Doing the chores. Haha!
Since last August when Chuck left for Montana, I knew in my heart that the possibility of moving would come up. Idaho just does not have the economy to keep someone with a career in construction employed year round. We simply cannot afford to live on unemployment six months out of the year. I don’t know how anyone can. So when he got this job in North Dakota knowing that they work FOR SURE through the winter every year, it was hard to argue with him when he started talking about getting ready to move. Especially since they hired him with the intention of using his knowledge and talent, considering a lot of companies just hire “bodies”. And the money is really REALLY hard to argue with. It’s more than we could ever dream of making here in Idaho. Job security and money to support a big family is all we really hope for. Just so happens that it’s not exactly located where we wanted it to be.
For a long time now, I’ve been praying about this situation. You would assume that I’d be praying to stay in Idaho, that somehow we could find a way to stay here, that some awesome job came up that he couldn’t pass up. But I don‘t. I pray that God would put us where we’re supposed to be, whether that be Idaho, North Dakota, or Africa. Whatever, just let me know what we’re supposed to do! Now, I don’t get stingray’s in the sky type of messages or anything, but I am starting to feel that we are supposed to move. That my fears are just that. Fear. Maybe I cant see clearly enough through my fear to see what might just be a really good thing for our family.
And ND cant be all THAT bad. Sure, they have miserable nasty winters (that, coming from a Utahn/Idahoan…..), sure, it’s middle of nowhere. But at least Dickinson is actually on the ND map. My little town here in Idaho isn’t! Lol!

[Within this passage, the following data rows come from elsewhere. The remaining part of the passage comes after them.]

diff --git a/training-operator_amd/csrc/pe_engine_greedy.cpp b/training-operator_amd/csrc/pe_engine_greedy.cpp
--- a/training-operator_amd/csrc/pe_engine_greedy.cpp
+++ b/training-operator_amd/csrc/pe_engine_greedy.cpp
@@ -163,23 +163,31 @@
 
 struct Pin {
   cpu_set_t old_set, l3;
-  bool on = false;
-  Pin(bool no_pin, int rank, int world, int& picked) {
+  bool on = false, moved = false;
+  Pin(bool no_pin, pe_ctx* ctx) {
     if (no_pin || pthread_getaffinity_np(pthread_self(), sizeof(old_set), &old_set) != 0) return;
-    if (world > 1 && picked == -2) picked = pe::l3_pick(old_set, rank);
-    const int cpu = world > 1 ? picked : sched_getcpu();
-    if (!pe::l3_cpus(cpu, &l3)) return;
-    CPU_AND(&l3, &l3, &old_set);
-    on = CPU_COUNT(&l3) >= 3 && pthread_setaffinity_np(pthread_self(), sizeof(l3), &l3) == 0;
+    if (ctx->world > 1 && ctx->pin_cpu == -2) ctx->pin_cpu = pe::l3_pick(old_set, ctx->rank);
+    const int cpu = ctx->world > 1 ? ctx->pin_cpu : sched_getcpu();
+    if (cpu < 0 || cpu >= CPU_SETSIZE) return;
+    if (ctx->pin_l3_cpu < 0 || !CPU_ISSET(cpu, &ctx->pin_l3)) {
+      ctx->pin_l3_cpu = -1;
+      if (!pe::l3_cpus(cpu, &ctx->pin_l3)) return;
+      ctx->pin_l3_cpu = cpu;
+    }
+    CPU_AND(&l3, &ctx->pin_l3, &old_set);
+    if (CPU_COUNT(&l3) < 3) return;
+    moved = !CPU_EQUAL(&l3, &old_set);
+    on = !moved || pthread_setaffinity_np(pthread_self(), sizeof(l3), &l3) == 0;
+    moved = moved && on;
   }
   ~Pin() {
-    if (on) (void)pthread_setaffinity_np(pthread_self(), sizeof(old_set), &old_set);
+    if (moved) (void)pthread_setaffinity_np(pthread_self(), sizeof(old_set), &old_set);
   }
 };
 
 struct StreamIdle {
   hipStream_t s;
-  const SpinQueue* x = nullptr;
+  const pe::ParkedQueue* x = nullptr;
   static bool stream_busy(hipStream_t s) {
     const hipError_t e = hipStreamQuery(s);
     if (e == hipErrorNotReady) return true;
@@ -188,7 +196,7 @@
   }
   static bool busy(void* u) {
     auto* t = static_cast<StreamIdle*>(u);
-    if (t->x && t->x->failed()) const_cast<SpinQueue*>(t->x)->wait();
+    if (t->x && t->x->failed()) const_cast<pe::ParkedQueue*>(t->x)->wait();
     return (t->x && t->x->busy()) || stream_busy(t->s);
   }
 };
@@ -248,15 +256,34 @@
   }
 };
 
-struct XWait {
-  std::unique_ptr<SpinQueue>& w;
-  ~XWait() {
-    if (w) try {
-        w->wait();
-      } catch (...) {
-      }
+template <class T>
+struct Lease {
+  T* t = nullptr;
+  Lease() = default;
+  Lease(const Lease&) = delete;
+  Lease& operator=(const Lease&) = delete;
+  void take(T* x) {
+    t = x;
+    t->wake();
+  }
+  T* operator->() const { return t; }
+  T* get() const { return t; }
+  explicit operator bool() const { return t != nullptr; }
+  void drain() const {
+    if (t) t->drain();
+  }
+  ~Lease() {
+    if (!t) return;
+    t->drain();
+    t->park();
   }
 };
+
+template <class T>
+T* helper_of(std::unique_ptr<T>& slot, int device) {
+  if (!slot) slot.reset(new T(helper_init(device)));
+  return slot.get();
+}
 
 struct Flight {
   std::vector<int32_t> groups;
@@ -296,7 +323,7 @@
   int64_t walk_launch_groups = 0;
   std::vector<pe::GroupCands> cands;
   int cb = 0;
-  std::unique_ptr<SpinWorker> worker;
+  Lease<pe::ParkedWorker> worker;
   const Pin& pin;
   const uint8_t* last_blob = nullptr;
   uint32_t buf_gen[4] = {0, 0, 0, 0};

So I’m starting to push the fear aside and concentrate on the great possibilities. Getting a little excited and maybe even starting to embrace it. It’s still small town living, so my boys will have the benefit of growing up “country”. It’s still got great hunting. Maybe even better hunting! (Other than the elk. We’ll still have to come to ID or MT for that! ;)) Dickinson actually sounds like a neat place to live from the research I've done. Now I am actually starting looking forward to exploring a new place. Making new friends, seeing new places.
So my house is going to be listed soon. We’ve found one in ND that we are looking into buying. It’s looking like it’s really going to happen. It will be our BIGGEST new thing for 2011!!
Even though I'm sad you're moving away I'm actually really glad you're moving to be with Chuck! I've always wondered how you two have been able to keep it all up with him being gone so much! Your kids need it as much as you do.. I guess its just a longer road trip to come see you! Be excited for this new adventure! think of the new houses you'll get to think about buying! and a cute girls room you can make.. and most importantly dream of someone doing the chores for you!!!!
ReplyDeleteWow Crystal - I can totally relate. Pretty much everything you wrote is how I felt and what we went through in 2009. Only difference was i got mentally prepared for CT and was thrown into VA. I'm sure you'll find things you love abut ND and will make awesome new friends! We'll miss you though!